GSoC: Canola for Maemo 5 and MeeGo
The aim of this project is to port Canola to Maemo 5, fixing problems that it shows. Also change some of the underlying libraries to adequate better to Maemo 5 infrastructure/guidelines. Moreover the project aims to prepare Canola for Meego.
GSoC: FaceBrick - Maemo Facebook client
The project would focus on adding features to the newly created application, FaceBrick. Apart from FaceBrick, there is only one Facebook widget for maemo and it does not provide a whole lot of functionality. Judging by the responses from the community, there seems to be an interest for a full Facebook client.
GSoC: Geo-location adventures using N900
The Tablet of Adventure is a tool for generating and sharing location-based adventures with Maemo devices.

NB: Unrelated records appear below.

#ifndef MAGE_GATE_SHIFT
#define MAGE_GATE_SHIFT 4
#endif
__device__ __forceinline__ void select_frame(int f, int G, const uint32_t* __restrict__ cand,
                                             const uint32_t* __restrict__ counts, const SelectParams& p,
                                             mage_keypoint* __restrict__ kp_out, uint32_t* __restrict__ xy_out,
                                             uint32_t* __restrict__ n_out, uint32_t* __restrict__ status)
{
    __shared__ uint32_t hist[256];
    __shared__ uint32_t items[KMAX];
    __shared__ uint32_t sorted[KMAX];
    __shared__ uint32_t cellStart[CELLMAX + 1];
    __shared__ unsigned long long keys[KMAX];
    __shared__ int s_cut, s_K, s_minX, s_maxX, s_minY, s_maxY, s_minS, s_gmax, s_mcd2, s_mode;
    __shared__ float s_rob, s_robInv;

    const int tid = threadIdx.x;
    SEL_STAMP(0);
    const uint32_t* C = cand + (long long)f * p.cand_cap;
    const uint32_t* CNT = counts + (long long)f * p.tiles;
    const int base = p.accumulate ? (int)n_out[f] : 0;
    for (int i = tid; i < 256; i += SEL_THREADS) hist[i] = 0;
    if (tid == 0) {
        s_K = 0;
        s_minX = s_minY = s_minS = 0x7FFFFFFF;
        s_maxX = s_maxY = -1;
    }
    const int T = p.tiles;
    uint32_t* tstart = sorted;
    for (int t = tid; t < T; t += SEL_THREADS) tstart[t] = min(CNT[t], (uint32_t)TCAP);
    __syncthreads();
    if (tid < kWave) {
        const int per = (T + kWave) / kWave;
        const int b0 = tid * per, b1 = min(b0 + per, T + 1);
        uint32_t sum = 0;
        for (int i = b0; i < b1; i++) sum += i < T ? tstart[i] : 0u;
// ... 59 lines not shown
#pragma unroll
        for (int j = 0; j < 4; j++) {
            if (sfx[j] + above >= N) hiN = 4 * tid + j;
            if (sfx[j] + above >= p.max_num) hiM = 4 * tid + j;
        }
#pragma unroll
        for (int m = 32; m >= 1; m >>= 1) {
            hiN = max(hiN, __shfl_xor(hiN, m));
            hiM = max(hiM, __shfl_xor(hiM, m));
        }
        if (tid == 0) {
            int lower = 0;
            if (n0 <= N) {
                s_mode = 0;
                s_cut = 0;
            } else {
                const int minNumThreshold = hiN >= minThreshold ? hiN : minThreshold;
                lower = max((int)__fmul_rn((float)minNumThreshold, p.feature_strength), minThreshold);
                s_cut = max(hiM, lower);
                s_mode = 1;
            }
            if (G > p.fast_threshold && (s_mode == 0 || lower < G)) {
                s_mode = 2;
                const uint32_t k = atomicAdd(&p.redo[0], 1u);
                p.redo[1 + k] = (uint32_t)f;
            } else if (p.gate_next) {
                atomicMin(p.gate_next, s_mode == 1 ? lower - (lower >> MAGE_GATE_SHIFT) : 0);
            }
        }
    }
    __syncthreads();
    SEL_STAMP(3);
    if (s_mode == 2) return;
    const int cut = s_cut;
    for_each_cand([&](uint32_t c) {
        if (cand_s(c) >= cut) {
            const int pos = atomicAdd(&s_K, 1);
            if (pos < KMAX) items[pos] = c;
        }
    });
    __syncthreads();
    SEL_STAMP(4);
    int K = s_K;
    if (K > KMAX) {
        if (tid == 0) atomicOr(status, ST_KMAX);
        K = KMAX;
    }
    int P = 1;
    while (P < K) P <<= 1;
    const bool anms = s_mode == 1 && N <= K;

    if (!anms) {
        for (int i = tid; i < P; i += SEL_THREADS) {
            unsigned long long key = 0;
            if (i < K) {
                uint32_t c = items[i];
                uint32_t raster = (uint32_t)cand_y(c) * (uint32_t)p.w + (uint32_t)cand_x(c);
                key = ((unsigned long long)(0xFFFFFFFFu - raster) << 8) | (unsigned long long)cand_s(c);
            }
            keys[i] = key;
        }
        __syncthreads();
        sort_desc(keys, P);
    } else {
        const int numX = p.cells_x, numY = p.cells_y, ncell = numX * numY;
        if (ncell > CELLMAX) {
            if (tid == 0) {
                atomicOr(status, ST_CELLS);
                n_out[f] = (uint32_t)base;
            }
            return;
        }
        {
            int mnX = 0x7FFFFFFF, mxX = -1, mnY = 0x7FFFFFFF, mxY = -1, mnS = 0x7FFFFFFF;
            for (int i = tid; i < K; i += SEL_THREADS) {
                const uint32_t c = items[i];
                mnX = min(mnX, cand_x(c));
                mxX = max(mxX, cand_x(c));
                mnY = min(mnY, cand_y(c));
                mxY = max(mxY, cand_y(c));
                mnS = min(mnS, cand_s(c));
            }
#pragma unroll
            for (int m = 32; m >= 1; m >>= 1) {
                mnX = min(mnX, __shfl_xor(mnX, m));
                mxX = max(mxX, __shfl_xor(mxX, m));
                mnY = min(mnY, __shfl_xor(mnY, m));
                mxY = max(mxY, __shfl_xor(mxY, m));
                mnS = min(mnS, __shfl_xor(mnS, m));
            }
            if ((tid & (kWave - 1)) == 0 && mxX >= 0) {
                atomicMin(&s_minX, mnX);
                atomicMax(&s_maxX, mxX);
                atomicMin(&s_minY, mnY);
// ... 213 lines not shown
        uint32_t raster, s;
        if (anms) {
            raster = 0xFFFFFFFFu - (uint32_t)(key & 0xFFFFFFFFull);
            s = (uint32_t)((key >> 32) & 0xFFu);
        } else {
            raster = 0xFFFFFFFFu - (uint32_t)(key >> 8);
            s = (uint32_t)(key & 0xFFu);
        }
        uint32_t y = raster / (uint32_t)p.w, x = raster - y * (uint32_t)p.w;
        mage_keypoint k;
        k.x = __fmul_rn((float)x, p.scale);
        k.y = __fmul_rn((float)y, p.scale);
        k.size = p.kp_size;
        k.angle = 0.0f;
        k.response = (float)s;
        k.octave = p.level;
        k.class_id = -1;
        kp[i] = k;
        xy[i] = (y << 16) | x;
        if (lv) lv[i] = (uint16_t)(p.level << 8);
    }
    if (tid == 0) n_out[f] = (uint32_t)(base + nout);
    SEL_STAMP(10);
}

The adventures may be manually created or follow the Geohashing "automatic adventure generator" concept as popularised by the xkcd comic (#426)
GSoC: QT-based ebook reader
The goal of this Google Summer of Code -project is to develop an eBook reader for Maemo 5 using Qt 4.6 libraries. The eBook reader should be simple, easy to use and it should support at least most common eBook formats.T he UI should be touch-optimized and finger-friendly.
GSoC: Shepherd - task triggering for Maemo
Shepherd is an advanced scheduler that can do a wide variety of tasks depending on a number of triggers. The project will aim to improve on the capabilities of Shepherd. I plan to add more ways of triggering an action and more actions to be taken when the triggers is meet.